Data for processing –
template <int FB_, int RG_, int RGC_, int GRP_, int EARLY_, int MINB_>
struct RowsHp
{
  static constexpr bool HP = true;
  static constexpr int FB = FB_, RG = RG_, RGC = RGC_, GRP = GRP_, EARLY = EARLY_, MINB = MINB_;
};
template <int FB_, int RG_, int RGC_>
struct RowsHalf
{
  static constexpr bool HP = false;
  static constexpr int FB = FB_, RG = RG_, RGC = RGC_;
};

template <int LOGN, typename V>
hipError_t select_half_rows(int cascades, V&& visit)
{
  const bool hs = half_strip_launch(LOGN, cascades);
  if constexpr (LOGN == 12)
    return hs ? visit(RowsHp<2, kHalfRG2, kHalfRGC2, kHalfRGC2, 0, 4>{}) : visit(RowsHp<4, kHalfRG, kHalfRGC, 4, 1, 3>{});
  else if constexpr (LOGN == 11)
    return hs ? visit(RowsHalf<2, kHalfRG2, kHalfRGC2>{}) : visit(RowsHalf<4, kHalfRG, kHalfRGC>{});
  else
    return visit(RowsHalf<4, kHalfRG, kHalfRGC>{});
}

int half_h0_block(int logn, int cascades)
{
  int hb = spectrum_block(logn);
  (void)with_logn(logn, [&](auto L) -> hipError_t {
    constexpr int LOGN = decltype(L)::value;
    if constexpr (HalfCfg<LOGN>::SUPPORTED)
      return select_half_cols<LOGN>(cascades, false, 0, [&](auto sh) {
        hb = decltype(sh)::HB;
        return hipSuccess;
      });
    else
      return hipSuccess;
  });
  return hb;
}

size_t half_field_texels(int logn)
{
  const size_t n = (size_t)1 << logn;
  return (n / 8 + 1) * n * 4;
}

size_t half_hs_bytes(int logn, int blocks)
{
  return half_slab_supported(logn) ? (size_t)blocks * 16 * 1024 * sizeof(float2) : 0;
}

hipError_t launch_half_columns(int logn, const FrameParams& fp, const float4* h0, float4* gab, float4* gcd, float2* ge,
                               float4* spec, const float2* tw, hipStream_t stream, int cus, float2* hs, int hs_blocks,
                               const void* seed_consts, int h0_blk)
{
  if (!hs)
    return hipErrorInvalidValue;
  const SpectrumConsts* seed = static_cast<const SpectrumConsts*>(seed_consts);
  return with_logn(logn, [&](auto L) -> hipError_t {
    constexpr int LOGN = decltype(L)::value;
    if constexpr (!HalfCfg<LOGN>::SUPPORTED)
      return hipErrorInvalidValue;
    else
      return select_half_cols<LOGN>(fp.cascades, seed != nullptr, h0_blk > 0 ? h0_blk : ColFirstCfg<LOGN>::B, [&](auto sh) {
        return launch_cols_half<decltype(sh)>(fp, HalfCfg<LOGN>::STRIPS, h0, gab, gcd, ge, tw, hs, hs_blocks, HalfSlab{},
                                              reinterpret_cast<unsigned char*>(spec), 1, seed, stream, cus);
      });
  });
}
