@@ -1041,7 +1049,12 @@
 template <int N>
 __device__ __forceinline__ void response_pulse(const RespArgs& A, const PulseRec& rec, char* smem, wh::ckp<double> ring, RunState& rs,
                                                wh::ckp<double> WH_RESTRICT row,
-                                               const double (&dcw)[N / ft_syn(N) <= 4 ? N / ft_syn(N) : 1]) {
+                                               const double (&dcw)[N / ft_syn(N) <= 4 ? N / ft_syn(N) : 1], uint32_t nxt_w, bool nxt_ok,
+                                               bool& parked
+#ifdef WH_RESP_STAGE_TIMER
+                                               , bool& t_prev
+#endif
+                                               ) {
 #if WH_SYN_CONTRACT
 #pragma clang fp contract(fast)
 #endif
@@ -1092,30 +1105,38 @@
   constexpr int KQ = (K + FT - 1) / FT;
   double rsl[KQ], rsh[KQ], ral[KQ], rah[KQ];
   const bool need_ap = rec.vuv != 0;
-#pragma unroll
-  for (int q = 0; q < KQ; ++q) {
-    const int k = WH_TID + q * FT;
-    const int kc = k < K ? k : K - 1;
-    rsl[q] = s_lo[kc];
-    rsh[q] = s_hi[kc];
-    if constexpr (resp_skip_ap<N>()) {
-      ral[q] = rah[q] = 0.0;
-    } else {
+  bool pre = false;
+  if constexpr (resp_prefetch<N>()) pre = parked;
+  auto load_rows = [&]() {
+#pragma unroll
+    for (int q = 0; q < KQ; ++q) {
+      const int k = WH_TID + q * FT;
+      const int kc = k < K ? k : K - 1;
+      rsl[q] = s_lo[kc];
+      rsh[q] = s_hi[kc];
+      if constexpr (resp_skip_ap<N>()) {
+        ral[q] = rah[q] = 0.0;
+      } else {
+        ral[q] = a_lo[kc];
+        rah[q] = a_hi[kc];
+      }
+    }
+  };
+  auto load_ap_rows = [&]() {
+#pragma unroll
+    for (int q = 0; q < KQ; ++q) {
+      const int k = WH_TID + q * FT;
+      const int kc = k < K ? k : K - 1;
       ral[q] = a_lo[kc];
       rah[q] = a_hi[kc];
     }
-  }
+  };
+  if (!pre) load_rows();
   double ap0_lo, ap0_hi;
   if constexpr (resp_skip_ap<N>()) {
     ap0_lo = ap0_hi = 0.0;
     if (need_ap) {
-#pragma unroll
-      for (int q = 0; q < KQ; ++q) {
-        const int k = WH_TID + q * FT;
-        const int kc = k < K ? k : K - 1;
-        ral[q] = a_lo[kc];
-        rah[q] = a_hi[kc];
-      }
+      if (!pre) load_ap_rows();
       ap0_lo = a_lo[0];
       ap0_hi = a_hi[0];
     }
@@ -1132,26 +1153,56 @@
   const bool voiced = (rec.vuv != 0) && (aper0 <= 0.999);
   RSTAGE_COUNT(voiced ? 8 : (rec.vuv == 0 ? 9 : 10))
   RSTAGE_COUNT(13)
+  const bool expanded = pre && voiced;
+  if (expanded) {
+    static_assert(!resp_prefetch<N>() || (KQ == 3 && K == 2 * FT + 1), "two bins per thread and the Nyquist bin");
+    double pk[2], am[2], pn = 0.0;
+#pragma unroll
+    for (int q = 0; q < 2; ++q) {
+      const int k = WH_TID + q * FT;
+      pk[q] = zrA[K + k];
+      am[q] = zrA[k];
+    }
+    if (WH_TID == 0) pn = zrA[K + N / 2];
+    wh::sync<FT>();
+#pragma unroll
+    for (int q = 0; q < 2; ++q) {
+      const int k = WH_TID + q * FT;
+      zrP[k] = pk[q];
+      if (k > 0) {
+        zrA[N - k] = am[q];
+        zrP[N - k] = pk[q];
+      }
+    }
+    if (WH_TID == 0) zrP[N / 2] = pn;
+  } else if (pre) {
+    load_rows();
+    load_ap_rows();
+  }
 #pragma unroll
   for (int q = 0; q < KQ; ++q) {
     const int k = WH_TID + q * FT;
-    if (k >= K) break;
+    if (k >= K || expanded) break;
     const double sl = rsl[q], sh = rsh[q];
     double v, w;
+    auto mix = [&](double x, double y) -> double {
+      if constexpr (resp_prefetch<N>()) return fma(a, x, b * y);
+      else return a * x + b * y;
+    };
     auto spectra = [&]() {
       double al = ral[q] * ral[q], ah = rah[q] * rah[q];
       if constexpr (resp_skip_ap<N>()) asm volatile("" : "+v"(al), "+v"(ah));
       const double pl = fmax(0.001, 1 - al), ph = fmax(0.001, 1 - ah);
-      const double sp = same ? sl : a * sl + b * sh;
-      const double pe = same ? pl : a * pl + b * ph;
-      const double ap = same ? al : a * al + b * ah;
+      const double sp = same ? sl : mix(sl, sh);
+      const double pe = same ? pl : mix(pl, ph);
+      const double ap = same ? al : mix(al, ah);
       v = sp * pe;
       if (v == 0.0) v = 2.220446049250313e-16;
       w = voiced ? sp * ap : sp;
     };
     if constexpr (resp_skip_ap<N>()) {
       v = 0.0;
-      w = same ? sl : a * sl + b * sh;
+      w = same ? sl : mix(sl, sh);
       if (voiced) spectra();
     } else {
       spectra();
@@ -1177,7 +1228,14 @@
       if (k > 0 && k < N / 2) zrP[N - k] = lv;
     }
   }
-  RSTAGE_MARK(5)
+#ifdef WH_RESP_STAGE_TIMER
+  {
+    const bool single_voiced = WH_RESP_ROLES && resp_wave_fft<N>() && voiced && noise == nullptr && (rec.noise_size > 3 ? rec.noise_size : 3) <= 256;
+    if (single_voiced && t_prev) RSTAGE_COUNT(15)
+    t_prev = single_voiced;
+    RSTAGE_MARK(single_voiced ? 14 : 5)
+  }
+#endif
   const int64_t nd = noise_size > 3 ? noise_size : 3;
   const int64_t noff = rec.noff;
   auto noise_at = [&](int64_t j) -> double {
@@ -1214,6 +1272,58 @@
       if (lane == 0) scratch[c >> 6] = part;
     }
   };
+  constexpr bool PF = resp_prefetch<N>();
+  static_assert(!PF || 2 * K - N <= 2, "the values beyond N go to the first pair of padding slots");
+  auto park_slot = [](int j) { return j < N ? rap_index(j) : 32 + (j - N); };
+  const bool produce = PF && nxt_ok && voiced && side_noise;
+  auto log_side = [&](int i, auto k_first, auto k_end) {
+    constexpr int K0 = decltype(k_first)::value, K1 = decltype(k_end)::value, ST = FT - NG * WH_WAVE;
+    constexpr int SQ = (K1 - K0 + ST - 1) / ST;
+    const int64_t rows1 = (int64_t)(((uint64_t)(uint32_t)__builtin_amdgcn_readlane((int)nxt_w, 3) << 32) | (uint32_t)__builtin_amdgcn_readlane((int)nxt_w, 2));
+    const double bw1 = __hiloint2double(__builtin_amdgcn_readlane((int)nxt_w, 5), __builtin_amdgcn_readlane((int)nxt_w, 4));
+    const bool same1 = bw1 < 0.0;
+    const double b1 = same1 ? 0.0 : bw1;
+    const double a1 = 1 - b1;
+    const int64_t lo1 = rows1 & 0xffffffffll, hi1 = rows1 >> 32;
+    const double* s_lo1 = spectrogram + lo1 * K;
+    const double* s_hi1 = spectrogram + hi1 * K;
+    const double* a_lo1 = aperiodicity + lo1 * K;
+    const double* a_hi1 = aperiodicity + hi1 * K;
+    double sl[SQ], sh[SQ], rl[SQ], rh[SQ];
+#pragma unroll
+    for (int q = 0; q < SQ; ++q) {
+      const int k = K0 + i + q * ST;
+      const int kc = k < K1 ? k : K1 - 1;
+      sl[q] = s_lo1[kc];
+      sh[q] = s_hi1[kc];
+      rl[q] = a_lo1[kc];
+      rh[q] = a_hi1[kc];
+    }
+#pragma unroll
+    for (int q = 0; q < SQ; ++q) {
+      const int k = K0 + i + q * ST;
+      if (k >= K1) break;
+      double al = rl[q] * rl[q], ah = rh[q] * rh[q];
+      asm volatile("" : "+v"(al), "+v"(ah));
+      const double pl = fmax(0.001, 1 - al), ph = fmax(0.001, 1 - ah);
+      const double sp = same1 ? sl[q] : fma(a1, sl[q], b1 * sh[q]);
+      const double pe = same1 ? pl : fma(a1, pl, b1 * ph);
+      const double ap = same1 ? al : fma(a1, al, b1 * ah);
+      double v = sp * pe;
+      if (v == 0.0) v = 2.220446049250313e-16;
+      double w = sp * ap;
+      if (w == 0.0) w = 2.220446049250313e-16;
+      const double2 lg = log_pair_call(fabs(w), fabs(v));
+      rap[park_slot(k)] = lg.x / 2;
+      rap[park_slot(K + k)] = lg.y / 2;
+    }
+  };
+  auto log_side2 = [&](int i, int) {
+    if (produce) log_side(i, std::integral_constant<int, 0>(), std::integral_constant<int, N / 4>());
+  };
+  auto log_side3 = [&](int i, int) {
+    if (produce) log_side(i, std::integral_constant<int, N / 4>(), std::integral_constant<int, K>());
+  };
   double mean = 0.0;
   if (side_noise) {
     wh::sync<FT>();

What you will do – Wherever the line holding "reinterpret_cast<unsigned char*>(spec), 1, seed, stream, cus);" falls in the entries above, copy exactly from it through the line holding "void response_pulse(const RespArgs&", inclusive, and add nothing.

Task output –
                                              reinterpret_cast<unsigned char*>(spec), 1, seed, stream, cus);
      });
  });
}
@@ -1041,7 +1049,12 @@
 template <int N>
 __device__ __forceinline__ void response_pulse(const RespArgs& A, const PulseRec& rec, char* smem, wh::ckp<double> ring, RunState& rs,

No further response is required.